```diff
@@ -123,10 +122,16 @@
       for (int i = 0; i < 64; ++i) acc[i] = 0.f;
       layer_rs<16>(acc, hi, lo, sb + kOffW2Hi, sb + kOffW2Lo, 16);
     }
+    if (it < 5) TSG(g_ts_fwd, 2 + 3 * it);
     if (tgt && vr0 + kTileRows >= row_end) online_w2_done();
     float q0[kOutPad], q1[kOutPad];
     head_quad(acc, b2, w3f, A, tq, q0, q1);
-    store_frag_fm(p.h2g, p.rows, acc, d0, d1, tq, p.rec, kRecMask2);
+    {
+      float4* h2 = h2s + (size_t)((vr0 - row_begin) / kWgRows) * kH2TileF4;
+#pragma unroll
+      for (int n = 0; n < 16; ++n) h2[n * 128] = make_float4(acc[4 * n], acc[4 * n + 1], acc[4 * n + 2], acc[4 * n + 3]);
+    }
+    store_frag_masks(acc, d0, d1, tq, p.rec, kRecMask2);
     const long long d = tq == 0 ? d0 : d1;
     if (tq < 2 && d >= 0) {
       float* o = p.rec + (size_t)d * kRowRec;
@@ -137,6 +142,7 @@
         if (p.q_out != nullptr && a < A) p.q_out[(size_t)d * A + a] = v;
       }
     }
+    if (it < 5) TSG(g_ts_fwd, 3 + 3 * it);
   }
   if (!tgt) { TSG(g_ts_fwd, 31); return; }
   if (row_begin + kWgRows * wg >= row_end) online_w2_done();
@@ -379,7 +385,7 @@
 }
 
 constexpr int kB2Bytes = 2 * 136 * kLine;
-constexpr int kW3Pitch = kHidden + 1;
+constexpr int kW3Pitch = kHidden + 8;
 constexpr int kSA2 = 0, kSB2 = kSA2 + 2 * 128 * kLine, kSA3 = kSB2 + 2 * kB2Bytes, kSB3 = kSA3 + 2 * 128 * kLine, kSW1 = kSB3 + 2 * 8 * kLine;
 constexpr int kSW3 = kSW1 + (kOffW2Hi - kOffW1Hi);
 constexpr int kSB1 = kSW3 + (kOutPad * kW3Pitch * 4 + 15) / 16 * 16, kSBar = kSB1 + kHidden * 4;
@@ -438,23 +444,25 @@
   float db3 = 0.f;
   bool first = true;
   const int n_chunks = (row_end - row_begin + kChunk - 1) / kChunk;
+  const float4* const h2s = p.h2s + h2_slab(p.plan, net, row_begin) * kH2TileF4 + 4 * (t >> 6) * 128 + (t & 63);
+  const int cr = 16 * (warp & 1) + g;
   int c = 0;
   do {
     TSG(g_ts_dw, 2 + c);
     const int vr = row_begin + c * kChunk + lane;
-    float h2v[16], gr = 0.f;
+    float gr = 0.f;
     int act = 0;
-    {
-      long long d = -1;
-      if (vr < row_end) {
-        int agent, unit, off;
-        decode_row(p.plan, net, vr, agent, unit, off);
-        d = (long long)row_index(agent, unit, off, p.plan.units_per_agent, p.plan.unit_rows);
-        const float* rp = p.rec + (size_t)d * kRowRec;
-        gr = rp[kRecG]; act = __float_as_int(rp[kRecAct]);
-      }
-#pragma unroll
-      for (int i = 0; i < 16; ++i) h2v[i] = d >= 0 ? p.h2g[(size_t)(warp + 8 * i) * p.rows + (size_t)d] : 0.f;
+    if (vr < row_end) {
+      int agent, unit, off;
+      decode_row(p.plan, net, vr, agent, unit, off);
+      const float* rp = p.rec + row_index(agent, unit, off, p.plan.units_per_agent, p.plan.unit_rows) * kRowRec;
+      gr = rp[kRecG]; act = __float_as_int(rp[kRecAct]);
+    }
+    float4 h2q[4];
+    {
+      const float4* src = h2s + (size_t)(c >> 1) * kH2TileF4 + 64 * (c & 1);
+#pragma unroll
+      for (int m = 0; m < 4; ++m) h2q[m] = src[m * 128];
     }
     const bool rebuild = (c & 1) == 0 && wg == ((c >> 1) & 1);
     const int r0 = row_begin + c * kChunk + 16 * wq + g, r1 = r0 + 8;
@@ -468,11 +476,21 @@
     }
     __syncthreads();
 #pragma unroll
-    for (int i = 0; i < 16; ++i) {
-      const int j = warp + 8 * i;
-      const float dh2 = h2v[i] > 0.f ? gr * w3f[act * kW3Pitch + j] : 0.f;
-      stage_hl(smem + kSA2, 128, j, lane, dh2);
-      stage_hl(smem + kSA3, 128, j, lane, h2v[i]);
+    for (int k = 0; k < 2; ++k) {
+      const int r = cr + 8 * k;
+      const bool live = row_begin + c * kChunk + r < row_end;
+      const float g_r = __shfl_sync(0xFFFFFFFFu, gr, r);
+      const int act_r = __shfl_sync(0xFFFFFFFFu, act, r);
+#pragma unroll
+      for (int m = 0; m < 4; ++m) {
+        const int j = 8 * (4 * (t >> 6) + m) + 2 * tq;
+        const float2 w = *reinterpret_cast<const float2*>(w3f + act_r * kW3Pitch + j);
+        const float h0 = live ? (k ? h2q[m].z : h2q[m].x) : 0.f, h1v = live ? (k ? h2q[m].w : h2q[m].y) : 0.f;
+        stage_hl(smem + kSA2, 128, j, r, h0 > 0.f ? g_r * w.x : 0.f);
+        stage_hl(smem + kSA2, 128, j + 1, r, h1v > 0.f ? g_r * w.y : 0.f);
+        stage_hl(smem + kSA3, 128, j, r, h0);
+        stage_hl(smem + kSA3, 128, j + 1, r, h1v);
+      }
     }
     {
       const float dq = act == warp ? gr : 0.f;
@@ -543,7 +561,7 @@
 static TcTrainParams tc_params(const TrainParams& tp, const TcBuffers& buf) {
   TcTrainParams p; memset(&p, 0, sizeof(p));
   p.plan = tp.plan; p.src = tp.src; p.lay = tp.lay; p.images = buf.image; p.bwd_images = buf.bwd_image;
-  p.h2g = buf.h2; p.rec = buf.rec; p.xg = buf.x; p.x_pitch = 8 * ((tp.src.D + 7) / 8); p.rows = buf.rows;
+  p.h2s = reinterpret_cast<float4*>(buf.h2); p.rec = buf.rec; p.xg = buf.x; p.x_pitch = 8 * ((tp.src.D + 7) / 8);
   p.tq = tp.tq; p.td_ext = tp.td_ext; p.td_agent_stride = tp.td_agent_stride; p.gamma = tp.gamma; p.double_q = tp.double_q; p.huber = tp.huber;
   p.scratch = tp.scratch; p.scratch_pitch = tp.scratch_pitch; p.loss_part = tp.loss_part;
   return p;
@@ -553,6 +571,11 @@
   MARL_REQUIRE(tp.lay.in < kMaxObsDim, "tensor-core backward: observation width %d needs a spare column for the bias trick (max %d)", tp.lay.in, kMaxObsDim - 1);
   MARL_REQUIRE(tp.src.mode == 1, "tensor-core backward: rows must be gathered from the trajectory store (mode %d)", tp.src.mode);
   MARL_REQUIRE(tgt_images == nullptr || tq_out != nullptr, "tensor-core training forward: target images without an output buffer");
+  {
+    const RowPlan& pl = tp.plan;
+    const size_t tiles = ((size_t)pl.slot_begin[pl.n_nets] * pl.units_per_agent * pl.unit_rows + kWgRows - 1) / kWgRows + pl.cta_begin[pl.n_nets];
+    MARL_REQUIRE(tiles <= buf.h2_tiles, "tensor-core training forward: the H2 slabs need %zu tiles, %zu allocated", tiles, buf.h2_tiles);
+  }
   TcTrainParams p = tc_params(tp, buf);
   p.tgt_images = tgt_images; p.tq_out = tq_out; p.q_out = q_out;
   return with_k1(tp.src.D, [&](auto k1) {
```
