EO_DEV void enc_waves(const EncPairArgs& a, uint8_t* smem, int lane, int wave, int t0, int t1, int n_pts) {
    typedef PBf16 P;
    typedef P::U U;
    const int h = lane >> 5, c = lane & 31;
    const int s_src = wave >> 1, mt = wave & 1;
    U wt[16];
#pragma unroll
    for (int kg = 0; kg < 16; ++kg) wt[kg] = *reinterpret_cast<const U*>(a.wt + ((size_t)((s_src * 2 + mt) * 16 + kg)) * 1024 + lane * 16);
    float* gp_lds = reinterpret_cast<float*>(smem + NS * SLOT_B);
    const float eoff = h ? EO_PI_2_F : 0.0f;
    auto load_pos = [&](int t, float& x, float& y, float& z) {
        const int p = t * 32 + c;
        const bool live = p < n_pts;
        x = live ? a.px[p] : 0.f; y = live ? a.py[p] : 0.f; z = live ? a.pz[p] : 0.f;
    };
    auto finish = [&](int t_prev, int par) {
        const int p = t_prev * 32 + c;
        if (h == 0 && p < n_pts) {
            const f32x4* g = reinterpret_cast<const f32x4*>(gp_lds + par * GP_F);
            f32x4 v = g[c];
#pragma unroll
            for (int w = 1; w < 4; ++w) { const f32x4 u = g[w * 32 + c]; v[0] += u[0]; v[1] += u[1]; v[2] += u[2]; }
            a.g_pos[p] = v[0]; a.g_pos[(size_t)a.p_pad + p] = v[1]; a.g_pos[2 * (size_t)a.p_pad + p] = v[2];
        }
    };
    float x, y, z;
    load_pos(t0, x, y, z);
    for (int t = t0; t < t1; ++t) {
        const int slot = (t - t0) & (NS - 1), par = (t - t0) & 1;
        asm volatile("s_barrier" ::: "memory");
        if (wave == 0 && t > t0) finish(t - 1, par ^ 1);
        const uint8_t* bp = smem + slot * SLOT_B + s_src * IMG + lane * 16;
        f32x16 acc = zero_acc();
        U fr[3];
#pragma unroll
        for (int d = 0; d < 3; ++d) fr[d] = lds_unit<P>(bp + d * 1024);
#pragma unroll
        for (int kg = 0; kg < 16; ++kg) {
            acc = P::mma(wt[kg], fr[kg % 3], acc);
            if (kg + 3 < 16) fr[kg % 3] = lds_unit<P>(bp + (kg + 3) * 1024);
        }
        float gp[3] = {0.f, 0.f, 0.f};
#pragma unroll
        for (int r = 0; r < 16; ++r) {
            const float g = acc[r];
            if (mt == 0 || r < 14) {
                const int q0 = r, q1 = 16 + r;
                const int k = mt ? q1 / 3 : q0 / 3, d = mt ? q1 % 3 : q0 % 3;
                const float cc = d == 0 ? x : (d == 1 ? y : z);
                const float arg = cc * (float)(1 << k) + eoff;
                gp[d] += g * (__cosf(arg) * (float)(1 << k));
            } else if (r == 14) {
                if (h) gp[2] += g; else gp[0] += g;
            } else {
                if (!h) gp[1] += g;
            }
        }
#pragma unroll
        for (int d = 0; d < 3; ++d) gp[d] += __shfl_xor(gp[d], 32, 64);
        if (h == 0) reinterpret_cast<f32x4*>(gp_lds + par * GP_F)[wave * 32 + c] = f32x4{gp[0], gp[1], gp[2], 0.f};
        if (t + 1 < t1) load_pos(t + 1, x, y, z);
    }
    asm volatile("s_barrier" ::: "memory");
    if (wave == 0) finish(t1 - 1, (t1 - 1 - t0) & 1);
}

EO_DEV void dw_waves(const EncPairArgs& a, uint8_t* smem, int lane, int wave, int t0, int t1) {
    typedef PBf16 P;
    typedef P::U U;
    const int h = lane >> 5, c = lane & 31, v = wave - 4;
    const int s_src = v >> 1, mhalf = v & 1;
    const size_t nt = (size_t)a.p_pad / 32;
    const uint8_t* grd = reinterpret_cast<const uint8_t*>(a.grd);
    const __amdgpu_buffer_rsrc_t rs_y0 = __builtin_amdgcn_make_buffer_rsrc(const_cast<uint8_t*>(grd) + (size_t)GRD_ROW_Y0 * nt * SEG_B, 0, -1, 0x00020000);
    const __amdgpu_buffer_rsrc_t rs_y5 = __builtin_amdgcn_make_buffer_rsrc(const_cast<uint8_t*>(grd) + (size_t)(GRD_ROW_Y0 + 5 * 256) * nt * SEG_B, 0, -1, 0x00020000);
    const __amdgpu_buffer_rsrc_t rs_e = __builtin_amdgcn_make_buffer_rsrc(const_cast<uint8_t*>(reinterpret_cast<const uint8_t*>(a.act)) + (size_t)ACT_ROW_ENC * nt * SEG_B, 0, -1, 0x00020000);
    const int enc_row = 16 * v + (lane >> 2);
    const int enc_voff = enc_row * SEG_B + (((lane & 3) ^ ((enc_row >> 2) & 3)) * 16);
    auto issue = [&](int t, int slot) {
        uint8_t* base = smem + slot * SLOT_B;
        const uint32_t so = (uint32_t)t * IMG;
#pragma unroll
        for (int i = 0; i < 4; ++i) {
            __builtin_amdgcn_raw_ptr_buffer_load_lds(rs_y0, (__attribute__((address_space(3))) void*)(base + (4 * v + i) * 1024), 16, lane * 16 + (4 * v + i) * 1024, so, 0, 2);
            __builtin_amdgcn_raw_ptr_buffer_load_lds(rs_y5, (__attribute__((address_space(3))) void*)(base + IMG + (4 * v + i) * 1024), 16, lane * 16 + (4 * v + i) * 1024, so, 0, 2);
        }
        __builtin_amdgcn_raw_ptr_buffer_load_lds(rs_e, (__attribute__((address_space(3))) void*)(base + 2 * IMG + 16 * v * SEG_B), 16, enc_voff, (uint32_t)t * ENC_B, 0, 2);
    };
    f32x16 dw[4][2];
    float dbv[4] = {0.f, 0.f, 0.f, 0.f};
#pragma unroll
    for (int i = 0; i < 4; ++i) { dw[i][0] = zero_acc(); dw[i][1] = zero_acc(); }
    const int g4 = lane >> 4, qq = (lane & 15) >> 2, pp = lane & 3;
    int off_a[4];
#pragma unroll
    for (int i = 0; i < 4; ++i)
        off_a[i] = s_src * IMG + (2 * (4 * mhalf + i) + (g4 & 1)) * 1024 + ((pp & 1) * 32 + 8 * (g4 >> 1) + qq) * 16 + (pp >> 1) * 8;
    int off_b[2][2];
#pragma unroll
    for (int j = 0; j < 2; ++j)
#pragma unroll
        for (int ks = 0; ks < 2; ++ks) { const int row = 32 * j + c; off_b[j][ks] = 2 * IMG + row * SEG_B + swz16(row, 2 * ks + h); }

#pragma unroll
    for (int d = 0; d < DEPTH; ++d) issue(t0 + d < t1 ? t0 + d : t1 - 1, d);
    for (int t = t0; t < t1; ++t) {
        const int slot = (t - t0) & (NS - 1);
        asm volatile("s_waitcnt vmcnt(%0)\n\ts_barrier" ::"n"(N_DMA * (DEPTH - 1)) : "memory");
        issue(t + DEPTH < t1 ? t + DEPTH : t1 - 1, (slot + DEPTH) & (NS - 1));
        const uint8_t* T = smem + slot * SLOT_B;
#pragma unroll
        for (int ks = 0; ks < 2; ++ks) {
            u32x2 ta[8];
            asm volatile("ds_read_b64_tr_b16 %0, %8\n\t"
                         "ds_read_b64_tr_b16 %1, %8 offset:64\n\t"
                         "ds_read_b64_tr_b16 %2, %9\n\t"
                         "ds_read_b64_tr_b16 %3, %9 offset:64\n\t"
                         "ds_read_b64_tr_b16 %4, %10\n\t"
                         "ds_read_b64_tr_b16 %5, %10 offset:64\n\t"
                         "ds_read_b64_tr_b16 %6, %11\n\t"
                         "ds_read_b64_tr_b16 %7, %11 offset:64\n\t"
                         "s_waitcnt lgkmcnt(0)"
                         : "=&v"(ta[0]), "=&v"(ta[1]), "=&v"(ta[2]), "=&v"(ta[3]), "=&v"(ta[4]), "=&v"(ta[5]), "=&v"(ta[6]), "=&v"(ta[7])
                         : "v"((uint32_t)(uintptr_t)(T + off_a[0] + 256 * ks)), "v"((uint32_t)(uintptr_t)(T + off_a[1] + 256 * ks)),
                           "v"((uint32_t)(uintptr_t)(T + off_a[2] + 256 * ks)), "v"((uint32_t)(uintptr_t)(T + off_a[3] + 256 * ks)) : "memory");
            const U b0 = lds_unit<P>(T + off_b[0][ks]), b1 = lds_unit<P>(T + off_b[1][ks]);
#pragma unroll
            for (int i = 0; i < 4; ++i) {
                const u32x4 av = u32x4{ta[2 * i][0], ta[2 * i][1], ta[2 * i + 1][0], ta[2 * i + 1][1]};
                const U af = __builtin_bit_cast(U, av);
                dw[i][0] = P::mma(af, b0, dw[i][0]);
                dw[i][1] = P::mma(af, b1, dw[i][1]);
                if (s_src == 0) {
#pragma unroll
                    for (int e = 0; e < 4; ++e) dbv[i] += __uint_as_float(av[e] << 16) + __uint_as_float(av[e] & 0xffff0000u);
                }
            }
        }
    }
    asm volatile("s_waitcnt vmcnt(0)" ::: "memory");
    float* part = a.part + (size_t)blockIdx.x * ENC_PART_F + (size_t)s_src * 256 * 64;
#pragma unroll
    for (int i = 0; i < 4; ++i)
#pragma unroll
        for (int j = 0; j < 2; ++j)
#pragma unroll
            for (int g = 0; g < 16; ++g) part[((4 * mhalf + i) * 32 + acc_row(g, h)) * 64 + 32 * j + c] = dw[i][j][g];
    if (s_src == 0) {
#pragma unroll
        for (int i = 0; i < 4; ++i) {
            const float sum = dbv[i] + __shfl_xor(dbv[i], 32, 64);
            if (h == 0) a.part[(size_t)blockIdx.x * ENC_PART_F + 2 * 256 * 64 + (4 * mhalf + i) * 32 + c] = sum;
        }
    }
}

========================

> [WHAT THE TASK REQUIRES]:
Output only an exact transcription of the lines above from the one with "for (int r = 0;" up to and including the one with "if (h == 0) reinterpret_cast<f32x4*>(gp_lds".

> [YOUR SOLUTION]:
        for (int r = 0; r < 16; ++r) {
            const float g = acc[r];
            if (mt == 0 || r < 14) {
                const int q0 = r, q1 = 16 + r;
                const int k = mt ? q1 / 3 : q0 / 3, d = mt ? q1 % 3 : q0 % 3;
                const float cc = d == 0 ? x : (d == 1 ? y : z);
                const float arg = cc * (float)(1 << k) + eoff;
                gp[d] += g * (__cosf(arg) * (float)(1 << k));
            } else if (r == 14) {
                if (h) gp[2] += g; else gp[0] += g;
            } else {
                if (!h) gp[1] += g;
            }
        }
#pragma unroll
        for (int d = 0; d < 3; ++d) gp[d] += __shfl_xor(gp[d], 32, 64);
        if (h == 0) reinterpret_cast<f32x4*>(gp_lds + par * GP_F)[wave * 32 + c] = f32x4{gp[0], gp[1], gp[2], 0.f};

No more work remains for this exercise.